* DATA FOR PROCESSING:
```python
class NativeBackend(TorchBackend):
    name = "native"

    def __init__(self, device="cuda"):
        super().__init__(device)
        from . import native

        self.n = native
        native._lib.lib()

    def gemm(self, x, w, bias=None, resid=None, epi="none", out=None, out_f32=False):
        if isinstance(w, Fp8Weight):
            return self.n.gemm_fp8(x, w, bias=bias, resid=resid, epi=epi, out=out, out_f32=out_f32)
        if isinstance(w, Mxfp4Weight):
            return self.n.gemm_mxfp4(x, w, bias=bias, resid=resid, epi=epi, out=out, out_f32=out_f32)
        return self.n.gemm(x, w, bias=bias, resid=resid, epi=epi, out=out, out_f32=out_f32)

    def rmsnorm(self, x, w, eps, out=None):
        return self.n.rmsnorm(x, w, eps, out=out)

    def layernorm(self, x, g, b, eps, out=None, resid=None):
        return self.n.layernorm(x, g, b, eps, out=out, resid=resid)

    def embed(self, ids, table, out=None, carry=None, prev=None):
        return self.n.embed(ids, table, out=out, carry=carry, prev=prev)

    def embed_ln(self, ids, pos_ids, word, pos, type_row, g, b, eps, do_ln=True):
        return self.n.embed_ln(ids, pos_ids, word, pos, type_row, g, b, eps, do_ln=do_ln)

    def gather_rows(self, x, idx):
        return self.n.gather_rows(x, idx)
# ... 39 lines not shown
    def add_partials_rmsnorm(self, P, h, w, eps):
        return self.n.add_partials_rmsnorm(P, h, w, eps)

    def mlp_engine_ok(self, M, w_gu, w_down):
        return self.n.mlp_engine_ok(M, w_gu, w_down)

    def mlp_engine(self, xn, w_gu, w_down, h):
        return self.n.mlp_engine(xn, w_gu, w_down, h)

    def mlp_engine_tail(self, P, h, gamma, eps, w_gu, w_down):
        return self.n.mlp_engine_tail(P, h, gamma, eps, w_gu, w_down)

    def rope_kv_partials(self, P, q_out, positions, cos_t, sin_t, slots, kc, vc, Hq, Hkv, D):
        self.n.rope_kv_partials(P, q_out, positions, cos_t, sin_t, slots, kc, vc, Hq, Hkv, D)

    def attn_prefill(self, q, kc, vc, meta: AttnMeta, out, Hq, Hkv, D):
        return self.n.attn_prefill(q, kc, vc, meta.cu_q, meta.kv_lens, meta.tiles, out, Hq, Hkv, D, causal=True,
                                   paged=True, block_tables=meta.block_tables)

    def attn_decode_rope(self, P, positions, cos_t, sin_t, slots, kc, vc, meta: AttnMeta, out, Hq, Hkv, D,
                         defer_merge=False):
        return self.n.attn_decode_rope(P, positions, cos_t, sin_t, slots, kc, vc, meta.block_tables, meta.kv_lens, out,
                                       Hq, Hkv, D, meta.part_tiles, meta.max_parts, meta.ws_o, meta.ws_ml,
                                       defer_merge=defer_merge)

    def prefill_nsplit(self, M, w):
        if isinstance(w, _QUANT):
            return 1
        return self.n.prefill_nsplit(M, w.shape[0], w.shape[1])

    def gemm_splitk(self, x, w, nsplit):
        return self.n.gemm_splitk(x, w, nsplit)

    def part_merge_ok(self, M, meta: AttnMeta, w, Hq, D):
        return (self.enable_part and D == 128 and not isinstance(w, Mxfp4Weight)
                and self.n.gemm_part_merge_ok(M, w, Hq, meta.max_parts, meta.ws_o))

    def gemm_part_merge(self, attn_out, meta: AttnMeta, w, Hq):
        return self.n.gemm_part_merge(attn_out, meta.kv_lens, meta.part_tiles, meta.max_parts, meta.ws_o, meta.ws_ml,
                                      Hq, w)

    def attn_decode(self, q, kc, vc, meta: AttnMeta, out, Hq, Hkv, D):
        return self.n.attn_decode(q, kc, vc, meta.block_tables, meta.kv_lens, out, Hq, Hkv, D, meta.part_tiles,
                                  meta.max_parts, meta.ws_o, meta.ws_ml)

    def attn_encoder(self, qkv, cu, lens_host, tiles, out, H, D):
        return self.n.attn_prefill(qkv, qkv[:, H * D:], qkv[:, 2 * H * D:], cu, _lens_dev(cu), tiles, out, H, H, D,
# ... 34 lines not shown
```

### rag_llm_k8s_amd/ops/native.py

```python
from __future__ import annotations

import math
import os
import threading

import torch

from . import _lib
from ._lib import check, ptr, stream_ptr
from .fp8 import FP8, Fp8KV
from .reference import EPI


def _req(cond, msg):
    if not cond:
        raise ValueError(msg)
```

...

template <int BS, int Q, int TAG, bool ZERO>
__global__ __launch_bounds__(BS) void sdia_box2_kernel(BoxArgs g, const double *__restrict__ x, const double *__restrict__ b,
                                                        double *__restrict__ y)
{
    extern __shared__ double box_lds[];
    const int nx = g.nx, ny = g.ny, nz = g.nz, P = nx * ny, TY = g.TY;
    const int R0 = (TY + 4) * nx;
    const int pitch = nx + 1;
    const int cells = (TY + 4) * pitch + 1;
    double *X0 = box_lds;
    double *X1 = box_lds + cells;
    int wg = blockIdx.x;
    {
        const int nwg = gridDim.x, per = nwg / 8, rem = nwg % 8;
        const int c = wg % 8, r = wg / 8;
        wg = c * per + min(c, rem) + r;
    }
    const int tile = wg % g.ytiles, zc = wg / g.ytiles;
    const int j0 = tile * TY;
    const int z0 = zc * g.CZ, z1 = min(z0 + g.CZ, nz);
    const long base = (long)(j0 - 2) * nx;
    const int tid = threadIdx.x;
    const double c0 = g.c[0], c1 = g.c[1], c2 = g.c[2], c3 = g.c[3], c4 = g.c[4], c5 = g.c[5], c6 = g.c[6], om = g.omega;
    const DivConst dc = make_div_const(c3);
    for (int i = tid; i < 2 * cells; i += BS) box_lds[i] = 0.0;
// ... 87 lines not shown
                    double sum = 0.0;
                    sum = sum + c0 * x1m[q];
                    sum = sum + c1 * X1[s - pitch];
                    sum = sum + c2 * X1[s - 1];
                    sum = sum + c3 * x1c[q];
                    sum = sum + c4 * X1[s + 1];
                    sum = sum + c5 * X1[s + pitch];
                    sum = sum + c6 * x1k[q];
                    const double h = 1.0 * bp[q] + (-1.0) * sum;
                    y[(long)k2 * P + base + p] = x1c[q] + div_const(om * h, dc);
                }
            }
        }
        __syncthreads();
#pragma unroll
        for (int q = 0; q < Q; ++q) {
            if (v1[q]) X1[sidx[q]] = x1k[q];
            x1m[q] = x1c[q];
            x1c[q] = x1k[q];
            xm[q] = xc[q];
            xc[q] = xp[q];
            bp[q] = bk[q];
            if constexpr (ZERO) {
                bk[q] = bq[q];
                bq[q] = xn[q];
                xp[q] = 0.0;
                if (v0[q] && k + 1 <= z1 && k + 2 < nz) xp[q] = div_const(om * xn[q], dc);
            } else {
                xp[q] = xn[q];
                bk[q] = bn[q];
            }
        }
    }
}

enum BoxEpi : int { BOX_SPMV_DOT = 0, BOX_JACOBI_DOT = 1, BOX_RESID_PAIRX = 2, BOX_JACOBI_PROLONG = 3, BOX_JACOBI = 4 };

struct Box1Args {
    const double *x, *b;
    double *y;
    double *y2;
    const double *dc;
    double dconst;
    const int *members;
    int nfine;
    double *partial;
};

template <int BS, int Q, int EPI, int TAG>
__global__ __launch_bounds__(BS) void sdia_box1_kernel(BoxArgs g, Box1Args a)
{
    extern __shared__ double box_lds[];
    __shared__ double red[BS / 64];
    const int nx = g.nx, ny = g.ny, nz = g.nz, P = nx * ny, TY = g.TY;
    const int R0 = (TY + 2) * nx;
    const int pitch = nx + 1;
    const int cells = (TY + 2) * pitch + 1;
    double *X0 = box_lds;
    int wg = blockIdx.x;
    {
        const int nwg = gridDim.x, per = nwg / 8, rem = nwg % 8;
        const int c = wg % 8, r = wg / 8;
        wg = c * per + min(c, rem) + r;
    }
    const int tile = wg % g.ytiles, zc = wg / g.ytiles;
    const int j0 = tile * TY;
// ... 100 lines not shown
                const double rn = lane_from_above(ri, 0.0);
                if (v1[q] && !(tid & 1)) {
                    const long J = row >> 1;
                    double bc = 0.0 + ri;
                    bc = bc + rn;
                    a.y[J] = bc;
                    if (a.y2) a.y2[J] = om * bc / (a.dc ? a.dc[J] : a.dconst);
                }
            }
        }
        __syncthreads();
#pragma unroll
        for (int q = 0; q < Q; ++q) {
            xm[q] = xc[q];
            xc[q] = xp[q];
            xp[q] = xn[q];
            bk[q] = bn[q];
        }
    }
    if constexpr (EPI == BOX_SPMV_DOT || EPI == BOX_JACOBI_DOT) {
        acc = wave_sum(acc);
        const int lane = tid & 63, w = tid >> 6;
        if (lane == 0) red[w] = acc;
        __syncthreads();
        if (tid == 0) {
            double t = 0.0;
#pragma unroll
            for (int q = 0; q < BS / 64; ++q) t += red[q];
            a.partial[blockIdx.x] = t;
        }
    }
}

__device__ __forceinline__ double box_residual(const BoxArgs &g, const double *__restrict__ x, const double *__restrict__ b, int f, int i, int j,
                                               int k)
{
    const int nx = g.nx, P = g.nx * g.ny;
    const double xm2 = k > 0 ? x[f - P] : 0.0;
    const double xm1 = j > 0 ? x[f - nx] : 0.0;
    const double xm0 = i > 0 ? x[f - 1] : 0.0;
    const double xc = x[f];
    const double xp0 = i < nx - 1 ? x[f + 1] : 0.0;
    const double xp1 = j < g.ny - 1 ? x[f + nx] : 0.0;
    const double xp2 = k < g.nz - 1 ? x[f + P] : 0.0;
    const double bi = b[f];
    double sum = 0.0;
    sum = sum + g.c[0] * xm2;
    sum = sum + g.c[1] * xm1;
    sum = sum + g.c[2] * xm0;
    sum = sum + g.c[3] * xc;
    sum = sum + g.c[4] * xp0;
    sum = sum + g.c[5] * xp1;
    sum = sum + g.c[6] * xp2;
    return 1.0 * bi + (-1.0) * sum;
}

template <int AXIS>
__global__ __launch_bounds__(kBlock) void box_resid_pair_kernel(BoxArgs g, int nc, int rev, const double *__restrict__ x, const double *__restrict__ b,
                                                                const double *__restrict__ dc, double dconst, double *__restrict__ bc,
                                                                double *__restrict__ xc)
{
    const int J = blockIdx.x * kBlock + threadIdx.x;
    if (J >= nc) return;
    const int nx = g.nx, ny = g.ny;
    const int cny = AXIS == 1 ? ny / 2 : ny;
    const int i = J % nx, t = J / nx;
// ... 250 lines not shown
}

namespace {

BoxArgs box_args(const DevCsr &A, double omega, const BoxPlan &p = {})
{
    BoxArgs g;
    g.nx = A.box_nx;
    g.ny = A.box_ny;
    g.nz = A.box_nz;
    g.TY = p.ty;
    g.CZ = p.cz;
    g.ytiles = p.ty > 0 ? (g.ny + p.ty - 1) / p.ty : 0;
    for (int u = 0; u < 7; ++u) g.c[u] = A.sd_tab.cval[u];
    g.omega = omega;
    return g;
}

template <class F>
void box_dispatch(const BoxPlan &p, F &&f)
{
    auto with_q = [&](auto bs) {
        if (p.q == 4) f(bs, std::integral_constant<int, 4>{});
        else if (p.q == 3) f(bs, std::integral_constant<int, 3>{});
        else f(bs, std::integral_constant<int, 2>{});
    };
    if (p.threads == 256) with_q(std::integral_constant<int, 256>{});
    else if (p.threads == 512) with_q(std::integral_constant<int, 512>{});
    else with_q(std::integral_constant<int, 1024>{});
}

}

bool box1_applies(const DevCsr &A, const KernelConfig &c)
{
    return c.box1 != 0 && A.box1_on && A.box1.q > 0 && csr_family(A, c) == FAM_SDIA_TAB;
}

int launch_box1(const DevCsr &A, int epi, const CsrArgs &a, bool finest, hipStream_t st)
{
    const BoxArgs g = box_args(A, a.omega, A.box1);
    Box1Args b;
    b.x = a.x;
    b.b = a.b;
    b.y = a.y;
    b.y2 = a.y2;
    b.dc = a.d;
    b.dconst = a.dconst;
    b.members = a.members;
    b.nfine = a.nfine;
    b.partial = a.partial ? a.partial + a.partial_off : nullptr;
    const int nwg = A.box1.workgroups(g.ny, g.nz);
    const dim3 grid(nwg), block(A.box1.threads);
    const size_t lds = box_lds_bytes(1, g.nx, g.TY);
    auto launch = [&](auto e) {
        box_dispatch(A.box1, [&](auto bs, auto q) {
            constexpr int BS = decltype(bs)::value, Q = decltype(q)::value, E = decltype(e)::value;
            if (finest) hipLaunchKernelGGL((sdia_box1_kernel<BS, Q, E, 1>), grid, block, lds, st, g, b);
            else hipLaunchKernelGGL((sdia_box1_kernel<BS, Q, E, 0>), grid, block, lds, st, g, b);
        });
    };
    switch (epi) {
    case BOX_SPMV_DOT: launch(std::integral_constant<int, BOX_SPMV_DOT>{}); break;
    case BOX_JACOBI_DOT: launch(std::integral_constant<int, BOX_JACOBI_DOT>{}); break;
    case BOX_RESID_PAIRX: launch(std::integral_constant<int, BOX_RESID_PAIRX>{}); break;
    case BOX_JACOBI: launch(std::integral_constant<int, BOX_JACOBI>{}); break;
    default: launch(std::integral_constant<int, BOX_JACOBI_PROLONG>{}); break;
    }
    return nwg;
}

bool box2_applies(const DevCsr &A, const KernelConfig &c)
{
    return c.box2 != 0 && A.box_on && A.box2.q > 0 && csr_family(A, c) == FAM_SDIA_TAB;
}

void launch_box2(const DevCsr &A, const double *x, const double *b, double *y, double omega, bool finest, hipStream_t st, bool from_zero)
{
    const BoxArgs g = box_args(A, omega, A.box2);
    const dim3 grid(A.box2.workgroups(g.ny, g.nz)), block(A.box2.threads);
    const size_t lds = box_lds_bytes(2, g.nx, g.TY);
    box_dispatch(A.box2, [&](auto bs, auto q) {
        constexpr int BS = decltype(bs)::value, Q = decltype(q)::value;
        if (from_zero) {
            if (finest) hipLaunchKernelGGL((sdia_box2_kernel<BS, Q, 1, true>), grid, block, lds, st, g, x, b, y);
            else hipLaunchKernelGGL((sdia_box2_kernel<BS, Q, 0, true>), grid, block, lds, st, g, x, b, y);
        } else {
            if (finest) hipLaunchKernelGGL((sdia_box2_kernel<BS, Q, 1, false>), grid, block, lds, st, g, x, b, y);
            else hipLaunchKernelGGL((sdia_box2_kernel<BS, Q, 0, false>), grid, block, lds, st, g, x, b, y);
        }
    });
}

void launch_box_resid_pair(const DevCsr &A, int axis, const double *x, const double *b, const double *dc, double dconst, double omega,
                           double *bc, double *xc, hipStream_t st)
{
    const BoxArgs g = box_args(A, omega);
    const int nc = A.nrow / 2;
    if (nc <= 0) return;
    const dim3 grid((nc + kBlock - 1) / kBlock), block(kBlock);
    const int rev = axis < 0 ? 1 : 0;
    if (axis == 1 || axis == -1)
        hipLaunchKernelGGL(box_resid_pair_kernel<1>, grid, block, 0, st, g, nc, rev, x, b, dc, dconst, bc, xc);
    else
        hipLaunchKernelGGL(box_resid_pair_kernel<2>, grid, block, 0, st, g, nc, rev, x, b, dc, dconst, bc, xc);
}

* EXERCISE INSTRUCTIONS: Of all the entries above, retype exactly the lines from the line with "const int cny = AXIS == 1 ? ny / 2 : ny;" to the line with "g.nz = A.box_nz;", both included, and no others.

* SOLUTION FOR THIS TASK:
    const int cny = AXIS == 1 ? ny / 2 : ny;
    const int i = J % nx, t = J / nx;
// ... 250 lines not shown
}

namespace {

BoxArgs box_args(const DevCsr &A, double omega, const BoxPlan &p = {})
{
    BoxArgs g;
    g.nx = A.box_nx;
    g.ny = A.box_ny;
    g.nz = A.box_nz;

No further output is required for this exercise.